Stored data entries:
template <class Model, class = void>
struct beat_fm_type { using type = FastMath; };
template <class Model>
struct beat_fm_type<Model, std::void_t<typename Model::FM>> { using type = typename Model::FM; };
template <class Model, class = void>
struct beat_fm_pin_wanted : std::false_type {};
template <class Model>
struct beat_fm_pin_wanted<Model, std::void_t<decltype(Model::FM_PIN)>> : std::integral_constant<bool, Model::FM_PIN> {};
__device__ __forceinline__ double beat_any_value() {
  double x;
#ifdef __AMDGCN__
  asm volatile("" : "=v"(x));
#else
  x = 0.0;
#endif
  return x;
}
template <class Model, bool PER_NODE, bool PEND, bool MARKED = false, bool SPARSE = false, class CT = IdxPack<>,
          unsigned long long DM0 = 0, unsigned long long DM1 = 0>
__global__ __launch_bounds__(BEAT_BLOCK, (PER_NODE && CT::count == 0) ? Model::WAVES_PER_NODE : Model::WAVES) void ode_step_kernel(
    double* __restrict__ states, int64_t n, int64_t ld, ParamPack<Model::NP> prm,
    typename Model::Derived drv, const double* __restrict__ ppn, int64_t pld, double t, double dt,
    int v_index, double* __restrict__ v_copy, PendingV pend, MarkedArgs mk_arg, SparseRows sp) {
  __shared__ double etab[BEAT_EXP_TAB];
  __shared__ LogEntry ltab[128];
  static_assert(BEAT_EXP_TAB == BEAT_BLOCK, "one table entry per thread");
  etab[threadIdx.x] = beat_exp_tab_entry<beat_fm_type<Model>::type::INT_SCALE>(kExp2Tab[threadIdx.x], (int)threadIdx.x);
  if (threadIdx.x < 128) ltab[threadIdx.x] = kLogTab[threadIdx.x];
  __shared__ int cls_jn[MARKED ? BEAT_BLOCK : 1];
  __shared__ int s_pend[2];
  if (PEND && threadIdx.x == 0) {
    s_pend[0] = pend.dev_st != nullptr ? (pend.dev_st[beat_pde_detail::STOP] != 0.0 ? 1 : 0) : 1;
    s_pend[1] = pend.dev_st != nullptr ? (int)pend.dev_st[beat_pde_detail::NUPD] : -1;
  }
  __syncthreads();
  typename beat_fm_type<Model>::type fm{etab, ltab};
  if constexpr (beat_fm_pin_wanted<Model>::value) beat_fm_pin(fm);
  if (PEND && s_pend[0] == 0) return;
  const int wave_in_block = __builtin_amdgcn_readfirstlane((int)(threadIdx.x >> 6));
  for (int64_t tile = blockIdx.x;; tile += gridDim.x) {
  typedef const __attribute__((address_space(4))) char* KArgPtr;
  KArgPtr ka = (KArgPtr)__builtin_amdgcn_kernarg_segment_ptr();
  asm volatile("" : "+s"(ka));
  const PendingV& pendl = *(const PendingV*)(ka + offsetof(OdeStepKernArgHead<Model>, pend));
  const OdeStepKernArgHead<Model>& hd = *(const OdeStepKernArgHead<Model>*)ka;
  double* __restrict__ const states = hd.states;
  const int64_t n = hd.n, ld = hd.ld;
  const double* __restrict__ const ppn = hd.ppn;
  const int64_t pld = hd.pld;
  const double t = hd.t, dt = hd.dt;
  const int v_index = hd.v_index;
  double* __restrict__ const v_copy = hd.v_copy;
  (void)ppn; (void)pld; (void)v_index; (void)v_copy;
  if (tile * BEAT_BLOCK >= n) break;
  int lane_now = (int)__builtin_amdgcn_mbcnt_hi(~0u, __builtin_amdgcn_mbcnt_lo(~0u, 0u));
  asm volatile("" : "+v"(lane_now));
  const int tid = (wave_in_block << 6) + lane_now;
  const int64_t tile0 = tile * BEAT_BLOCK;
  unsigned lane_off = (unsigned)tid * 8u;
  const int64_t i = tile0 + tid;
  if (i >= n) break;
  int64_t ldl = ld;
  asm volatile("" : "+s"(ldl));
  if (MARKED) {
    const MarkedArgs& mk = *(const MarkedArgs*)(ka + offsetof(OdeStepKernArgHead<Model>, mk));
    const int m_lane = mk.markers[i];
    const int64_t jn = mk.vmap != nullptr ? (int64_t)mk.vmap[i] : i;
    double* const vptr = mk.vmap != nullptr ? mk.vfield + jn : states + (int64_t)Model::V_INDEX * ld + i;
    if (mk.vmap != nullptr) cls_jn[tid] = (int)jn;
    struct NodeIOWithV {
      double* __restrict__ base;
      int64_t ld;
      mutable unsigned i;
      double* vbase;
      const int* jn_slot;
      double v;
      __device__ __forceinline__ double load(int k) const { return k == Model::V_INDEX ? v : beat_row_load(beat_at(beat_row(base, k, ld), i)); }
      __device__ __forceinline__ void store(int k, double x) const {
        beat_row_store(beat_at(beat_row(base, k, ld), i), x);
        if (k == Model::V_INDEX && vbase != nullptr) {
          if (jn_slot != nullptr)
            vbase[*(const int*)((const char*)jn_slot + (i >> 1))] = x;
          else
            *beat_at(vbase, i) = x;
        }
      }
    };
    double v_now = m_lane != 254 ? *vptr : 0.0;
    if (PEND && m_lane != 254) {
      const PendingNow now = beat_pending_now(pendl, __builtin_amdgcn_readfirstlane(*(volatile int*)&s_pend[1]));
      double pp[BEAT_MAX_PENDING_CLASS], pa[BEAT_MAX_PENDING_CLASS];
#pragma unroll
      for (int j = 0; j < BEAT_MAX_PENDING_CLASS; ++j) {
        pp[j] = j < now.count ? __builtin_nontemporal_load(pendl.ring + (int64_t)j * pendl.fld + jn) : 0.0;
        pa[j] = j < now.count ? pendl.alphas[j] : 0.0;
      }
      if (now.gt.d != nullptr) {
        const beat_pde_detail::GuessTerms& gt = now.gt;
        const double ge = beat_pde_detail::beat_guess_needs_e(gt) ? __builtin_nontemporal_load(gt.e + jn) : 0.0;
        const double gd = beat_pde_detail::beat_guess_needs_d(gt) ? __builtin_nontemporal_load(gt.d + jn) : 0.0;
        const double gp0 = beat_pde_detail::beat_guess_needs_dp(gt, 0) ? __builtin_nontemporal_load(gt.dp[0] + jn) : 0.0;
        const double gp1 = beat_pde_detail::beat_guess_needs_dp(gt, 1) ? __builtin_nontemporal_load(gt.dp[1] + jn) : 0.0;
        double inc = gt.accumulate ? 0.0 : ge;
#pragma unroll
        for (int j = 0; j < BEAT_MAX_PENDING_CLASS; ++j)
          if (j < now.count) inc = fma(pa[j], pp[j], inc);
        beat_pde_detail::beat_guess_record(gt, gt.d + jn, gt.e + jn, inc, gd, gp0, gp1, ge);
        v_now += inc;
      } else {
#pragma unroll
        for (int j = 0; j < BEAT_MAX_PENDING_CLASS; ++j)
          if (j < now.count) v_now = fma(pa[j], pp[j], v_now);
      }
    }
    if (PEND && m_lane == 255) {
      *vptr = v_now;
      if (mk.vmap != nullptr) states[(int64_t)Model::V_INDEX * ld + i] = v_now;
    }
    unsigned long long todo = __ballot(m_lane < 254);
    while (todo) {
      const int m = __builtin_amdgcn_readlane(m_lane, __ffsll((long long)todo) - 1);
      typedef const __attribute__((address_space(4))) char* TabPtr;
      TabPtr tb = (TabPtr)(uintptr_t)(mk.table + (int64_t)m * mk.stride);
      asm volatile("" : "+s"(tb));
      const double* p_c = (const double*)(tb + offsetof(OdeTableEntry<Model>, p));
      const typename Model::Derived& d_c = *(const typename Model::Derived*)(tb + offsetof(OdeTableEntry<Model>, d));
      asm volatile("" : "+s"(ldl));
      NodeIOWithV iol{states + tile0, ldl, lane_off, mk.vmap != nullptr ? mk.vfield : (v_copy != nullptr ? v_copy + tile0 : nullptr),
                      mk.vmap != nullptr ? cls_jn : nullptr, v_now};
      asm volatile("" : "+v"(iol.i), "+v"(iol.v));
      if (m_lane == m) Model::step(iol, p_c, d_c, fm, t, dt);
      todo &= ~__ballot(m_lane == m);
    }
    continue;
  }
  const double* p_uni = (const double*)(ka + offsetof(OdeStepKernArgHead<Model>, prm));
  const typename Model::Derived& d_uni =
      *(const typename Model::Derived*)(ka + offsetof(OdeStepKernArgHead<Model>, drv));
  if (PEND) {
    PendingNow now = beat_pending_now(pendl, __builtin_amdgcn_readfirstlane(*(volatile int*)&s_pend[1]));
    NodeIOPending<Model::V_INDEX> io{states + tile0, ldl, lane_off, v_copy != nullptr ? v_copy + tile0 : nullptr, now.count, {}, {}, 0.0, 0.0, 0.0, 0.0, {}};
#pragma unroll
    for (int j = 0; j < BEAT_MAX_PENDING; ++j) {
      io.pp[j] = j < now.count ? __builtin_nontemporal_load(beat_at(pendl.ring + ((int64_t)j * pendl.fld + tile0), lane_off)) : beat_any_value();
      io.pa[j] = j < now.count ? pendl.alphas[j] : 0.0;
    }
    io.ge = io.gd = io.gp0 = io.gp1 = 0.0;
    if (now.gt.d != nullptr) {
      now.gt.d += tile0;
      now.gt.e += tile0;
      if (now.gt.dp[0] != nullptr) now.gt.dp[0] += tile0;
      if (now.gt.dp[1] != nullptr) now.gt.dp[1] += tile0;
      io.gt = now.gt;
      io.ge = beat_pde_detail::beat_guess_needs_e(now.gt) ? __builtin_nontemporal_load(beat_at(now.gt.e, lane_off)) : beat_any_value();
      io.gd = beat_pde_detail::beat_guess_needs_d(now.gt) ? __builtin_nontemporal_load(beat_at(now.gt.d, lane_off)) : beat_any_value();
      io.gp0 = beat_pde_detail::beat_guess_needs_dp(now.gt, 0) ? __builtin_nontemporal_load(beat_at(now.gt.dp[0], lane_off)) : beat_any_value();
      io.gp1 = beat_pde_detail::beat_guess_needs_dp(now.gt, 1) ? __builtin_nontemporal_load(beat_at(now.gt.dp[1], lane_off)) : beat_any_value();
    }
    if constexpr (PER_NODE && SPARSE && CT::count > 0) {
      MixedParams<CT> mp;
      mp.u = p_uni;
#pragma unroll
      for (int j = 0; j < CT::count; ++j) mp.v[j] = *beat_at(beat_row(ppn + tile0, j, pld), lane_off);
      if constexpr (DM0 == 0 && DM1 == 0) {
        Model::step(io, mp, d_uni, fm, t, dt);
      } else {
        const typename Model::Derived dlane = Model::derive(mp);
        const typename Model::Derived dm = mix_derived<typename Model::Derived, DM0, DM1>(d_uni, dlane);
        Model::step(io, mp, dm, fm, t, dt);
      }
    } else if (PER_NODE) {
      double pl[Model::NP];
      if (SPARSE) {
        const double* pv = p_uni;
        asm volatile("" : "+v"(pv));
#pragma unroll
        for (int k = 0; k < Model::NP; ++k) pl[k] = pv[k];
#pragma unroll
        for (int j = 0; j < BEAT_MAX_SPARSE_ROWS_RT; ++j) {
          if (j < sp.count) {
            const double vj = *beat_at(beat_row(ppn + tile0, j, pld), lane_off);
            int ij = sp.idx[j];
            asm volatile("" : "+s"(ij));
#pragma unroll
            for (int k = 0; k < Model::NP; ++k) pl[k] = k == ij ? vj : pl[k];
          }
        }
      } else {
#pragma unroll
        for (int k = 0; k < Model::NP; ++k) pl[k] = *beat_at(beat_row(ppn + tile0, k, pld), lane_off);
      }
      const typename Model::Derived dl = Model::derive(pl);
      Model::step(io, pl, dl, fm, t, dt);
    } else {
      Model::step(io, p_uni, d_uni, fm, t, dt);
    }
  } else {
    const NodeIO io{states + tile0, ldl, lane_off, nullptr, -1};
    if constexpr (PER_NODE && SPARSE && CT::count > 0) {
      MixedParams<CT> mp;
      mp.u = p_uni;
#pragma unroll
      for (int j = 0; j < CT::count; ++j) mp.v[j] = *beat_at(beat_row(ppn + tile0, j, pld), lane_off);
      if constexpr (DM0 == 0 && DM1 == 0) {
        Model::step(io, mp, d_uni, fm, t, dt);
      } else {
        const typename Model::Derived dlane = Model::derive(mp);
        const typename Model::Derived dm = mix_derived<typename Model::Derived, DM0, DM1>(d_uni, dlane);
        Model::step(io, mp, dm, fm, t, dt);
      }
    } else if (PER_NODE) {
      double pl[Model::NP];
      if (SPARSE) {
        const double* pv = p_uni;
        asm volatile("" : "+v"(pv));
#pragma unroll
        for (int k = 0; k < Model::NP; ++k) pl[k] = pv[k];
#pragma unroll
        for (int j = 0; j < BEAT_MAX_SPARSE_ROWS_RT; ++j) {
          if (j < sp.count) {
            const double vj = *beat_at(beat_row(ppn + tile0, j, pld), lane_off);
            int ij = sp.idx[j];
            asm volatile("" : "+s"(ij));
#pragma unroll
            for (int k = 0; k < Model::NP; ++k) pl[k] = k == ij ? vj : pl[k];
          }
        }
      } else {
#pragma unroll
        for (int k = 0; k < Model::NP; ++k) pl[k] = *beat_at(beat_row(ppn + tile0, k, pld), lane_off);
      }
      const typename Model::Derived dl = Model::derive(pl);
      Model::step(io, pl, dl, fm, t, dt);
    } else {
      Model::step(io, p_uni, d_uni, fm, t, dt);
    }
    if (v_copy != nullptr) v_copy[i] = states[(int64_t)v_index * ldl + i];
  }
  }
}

What the task requires:
Tell how many lines in the data hold the string "char", giving the number by itself.

Exercise answer:
3